The advantages and disadvantages

advantages

  1. Each change is synchronized, resulting in higher file integrity.
  2. You can select synchronization parameters based on services to ensure both performance and real-time synchronization. Only 1 second of data will be lost if the data is synchronized every second.

disadvantages

  1. AOF files are much larger than RDB files, and data recovery is slower than RDB files.

Third, summary

1. RDB persistence allows snapshot storage of data at a specified interval. This function is enabled by default.

2. AOF persistence records every write to the server. When the server is restarted, these commands will be executed again to restore the original data. AOF persistence will append each write operation to the end of the file. Redis can also rewiter AOF files to prevent the size of AOF files from becoming too large. This function is disabled by default.

3. If a separate service loads mysql data into Redis every time you restart the machine, you don’t need to use any persistence.

4. Enable both persistence methods

  • In this case, when Redis restarts, the aOF file will be loaded first to recover the original data. AOF files usually hold more complete data sets than RDB files do.
  • RDB files are not as complete as AOF files. When both files are used, only AOF files will be used during server restart. Not recommended, as RDB is more suitable for backup databases (AOF is constantly changing and not good for backup), is binary storage recovery faster, and there is no potential AOF Bug, save as a precaution.

5. Performance suggestions

  • Since RDB files are only used for data backup, it is recommended that RDB files be persisted only on the Slave and only backed up once every 15 minutessave 900 1This rule.
  • If you enable AOF, the benefit is that you lose less than two seconds of data in the worst case. The startup script is simpler and you can only load your OWN AOF files. The second is the end of AOF rewrite. The blocking caused by writing new data to new files in the rewrite process is almost inevitable.

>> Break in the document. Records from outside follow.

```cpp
int mm_head_forward(mm_head_t* h, const float* phase_0, const float* phase_1, int phase_nhwc, const float* rgb,
                    int64_t bs, int64_t T, float* out, void* workspace, int64_t workspace_bytes, void* stream_) {
    using namespace mm;
    if (!h || bs < 0 || T < 0) return MM_ERR_INVALID_ARG;
    const int64_t N64 = bs * T;
    if (N64 == 0) return MM_OK;
    if (!phase_0 || !phase_1 || !rgb || !out || !workspace || N64 > 400000) return MM_ERR_INVALID_ARG;
    if (workspace_bytes < mm_head_workspace_bytes(h, bs, T)) return MM_ERR_WORKSPACE;
    MM_CHECK_DEVICE(h);
    hipStream_t s = (hipStream_t)stream_;
    const int N = (int)N64;
    const HeadWs z = head_sizes(N64, T, h->mlp_max, h->winograd != 0, h->pcp);
    Bump ws(workspace, workspace_bytes);
    float* p0n = ws.take(z.p0n); float* a0 = ws.take(z.a0); float* cat = ws.take(z.cat); float* a1 = ws.take(z.a1);
    float* a2 = ws.take(z.a2); float* a3 = ws.take(z.a3); float* a4 = ws.take(z.a4); float* pool = ws.take(z.pool);
    float* fc1 = ws.take(z.fc1); float* m1 = ws.take(z.m1); float* feat = ws.take(z.feat); float* f = ws.take(z.f);
    float* gi = ws.take(z.gi); float* gh = ws.take(z.gh); float* l0 = ws.take(z.l0); float* l1 = ws.take(z.l1);
    float* wv = ws.take(z.wv);
    int rc;
#define MM_TRY(x) do { rc = (x); if (rc != MM_OK) return rc; } while (0)
    const float* x0 = phase_0;
    const int pc = h->pc, pcp = h->pcp, catc = 64 + pcp;
    if (phase_nhwc && pcp != pc) return MM_ERR_UNSUPPORTED;
    if (!phase_nhwc) {
        MM_TRY(nchw_to_nhwc(phase_0, p0n, N64, pc, 48 * 48, pcp, 0, pcp, s));
        MM_TRY(nchw_to_nhwc(phase_1, cat, N64, pc, 24 * 24, catc, 64, pcp, s));
        x0 = p0n;
    } else if (phase_nhwc == 2) {
        cat = const_cast<float*>(phase_1);
    } else {
        MM_HIP(hipMemcpy2DAsync(cat + 64, catc * sizeof(float), phase_1, pc * sizeof(float), pc * sizeof(float),
                                (size_t)N64 * 24 * 24, hipMemcpyDeviceToDevice, s));
    }
    MM_TRY(run_layer(h->conv[0], x0, N, 48, 48, pcp, 0, a0, 64, 0, nullptr, 0, s, nullptr, nullptr, 0, h->no_sched));
    MM_TRY(run_layer(h->conv[1], a0, N, 48, 48, 64, 0, cat, catc, 0, nullptr, 0, s, nullptr, nullptr, 0, h->no_sched));
    rc = MM_ERR_UNSUPPORTED;
    if (h->winograd && h->conv[2].wino_u4) rc = run_layer_wino(h->conv[2], cat, N, 24, 24, a1, wv, nullptr, 5, s);
    if (rc == MM_ERR_UNSUPPORTED) rc = run_layer(h->conv[2], cat, N, 24, 24, catc, 0, a1, 128, 0, nullptr, 0, s, nullptr, nullptr, 0, h->no_sched);
    if (rc != MM_OK) return rc;
    MM_TRY(run_layer(h->conv[3], a1, N, 24, 24, 128, 0, a2, 128, 0, nullptr, 0, s, nullptr, nullptr, 0, h->no_sched));
    rc = MM_ERR_UNSUPPORTED;
    if (h->winograd && h->conv[4].wino_u4) rc = run_layer_wino(h->conv[4], a2, N, 12, 12, a3, wv, nullptr, 5, s);
    if (rc == MM_ERR_UNSUPPORTED) rc = run_layer(h->conv[4], a2, N, 12, 12, 128, 0, a3, 256, 0, nullptr, 0, s, nullptr, nullptr, 0, h->no_sched);
    if (rc != MM_OK) return rc;
    MM_TRY(run_layer(h->conv[5], a3, N, 12, 12, 256, 0, a4, 256, 0, nullptr, 0, s, nullptr, nullptr, 0, h->no_sched));
    MM_TRY(avgpool_hw(a4, pool, N64, 36, 256, 256, 0, 0, s));
    MM_TRY(run_layer(h->fc1, pool, N, 1, 1, 256, 0, fc1, 256, 0, nullptr, 0, s, nullptr, nullptr, 0, h->no_sched));
    MM_TRY(run_layer(h->fc2, fc1, N, 1, 1, 256, 0, feat, 512, 256, nullptr, 0, s, nullptr, nullptr, 0, h->no_sched));
    {
        const float* xin = rgb;
        int cin = h->feat_dim;
        for (size_t i = 0; i < h->mlp.size(); ++i) {
            const bool last = i + 1 == h->mlp.size();
            float* dst = last ? feat : m1 + (i & 1) * N64 * h->mlp_max;
            MM_TRY(run_layer(h->mlp[i], xin, N, 1, 1, cin, 0, dst, last ? 512 : h->mlp[i].cout, 0, nullptr, 0, s, nullptr, nullptr, 0, h->no_sched));
            xin = dst;
            cin = h->mlp[i].cout;
        }
    }
    MM_TRY(run_layer(h->transform, feat, N, 1, 1, 512, 0, f, 256, 0, nullptr, 0, s, nullptr, nullptr, 0, h->no_sched));
    const int Ti = (int)T, S = (int)bs;
    const float* x = f;
    float* lay[2] = {l0, l1};
    for (int l = 0; l < 2; ++l) {
        MM_TRY(run_layer(h->gru_ih[l], x, N, 1, 1, 256, 0, gi, 768, 0, nullptr, 0, s, nullptr, nullptr, 0, h->no_sched));
        for (int d = 0; d < 2; ++d) {
            for (int step = 0; step < S; ++step) {
                const int t = d == 0 ? step : S - 1 - step;
                float* hout = lay[l] + (int64_t)t * Ti * 256;
                const float* git = gi + (int64_t)t * Ti * 768;
                if (step == 0) {
                    MM_TRY(gru_gates(git, 768, d * 384, nullptr, h->bhh[l][d], nullptr, 0, 0, hout, 256, d * 128, Ti, 128, s));
                } else {
                    const int tp = d == 0 ? t - 1 : t + 1;
                    const float* hprev = lay[l] + (int64_t)tp * Ti * 256;
                    MM_TRY(run_layer(h->gru_hh[l][d], hprev, Ti, 1, 1, 256, d * 128, gh, 384, 0, nullptr, 0, s, nullptr, nullptr, 0, h->no_sched));
                    MM_TRY(gru_gates(git, 768, d * 384, gh, nullptr, hprev, 256, d * 128, hout, 256, d * 128, Ti, 128, s));
                }
            }
        }
        x = lay[l];
    }
    MM_TRY(run_layer(h->classifier, l1, N, 1, 1, 256, 0, out, 2, 0, nullptr, 0, s, nullptr, nullptr, 0, h->no_sched));
#undef MM_TRY
    return MM_OK;
}

}
```

### mimamo-net_amd/csrc/wino_fused.hip

```cpp
#include <cstdio>
#include <cstdlib>
#include <type_traits>
#include "conv.h"

namespace mm {

typedef float f32x4v __attribute__((ext_vector_type(4)));
#ifndef MM_WF_NT_STORES
#define MM_WF_NT_STORES 1
#endif
__device__ __forceinline__ void inc_store(const f32x4v& v, float* dst) {
    if (MM_WF_NT_STORES) __builtin_nontemporal_store(v, reinterpret_cast<f32x4v*>(dst));
    else *reinterpret_cast<f32x4v*>(dst) = v;
}

struct WinoFusedParams {
    const float* V;
    const float* U;
    const float* bias;
    float* out;
    int ntile, K, Cout, B, H, W, TH, TW, relu, tiles_n;
    float at_cols[24];
    const float* w2;
    const float* bias2;
    const float* res;
    int C2;
    const float* w3;
    const float* bias3;
    float* out3;
    int generic_loop;
    int ablate;
};

#ifndef MM_INC3_PAIR
#define MM_INC3_PAIR 0
#endif
__host__ __device__ constexpr int inc3_lds_bytes(int ring_bytes) {
    return MM_INC3_PAIR && ring_bytes < (128 * 128 + 4 * 8 * 512 + 512) * 4 ? (128 * 128 + 4 * 8 * 512 + 512) * 4 : ring_bytes;
}

__device__ constexpr float kAt[4][6] = {{1, 1, 1, 1, 1, 0}, {0, 1, -1, 2, -2, 0}, {0, 1, 1, 4, 4, 0}, {0, 1, -1, 8, -8, 1}};
static constexpr float kAtHost[4][6] = {{1, 1, 1, 1, 1, 0}, {0, 1, -1, 2, -2, 0}, {0, 1, 1, 4, 4, 0}, {0, 1, -1, 8, -8, 1}};
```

The frequency of AOF rewrite should be minimized; the default base size of AOF rewrite is 64M (auto-aof-rewrite-min-size 64mb) Too small to set to 5G or more; The default size overrides 100% of the original size and can be changed to an appropriate value.
  • If aOF is not enabled, just master-slave Replication can be used for high availability, saving a lot of IO and reducing the volatility of rewriting. The trade-off is that if the Master/Slave goes down at the same time, the data will be lost for more than ten minutes. The startup script will also compare the RDB files in both Master/Slave and load the newer one.

Done, done!

[spread knowledge, share value], thank small partners attention and support, I am [Zhuge small ape], a hesitation in the struggle of the Internet migrant workers!!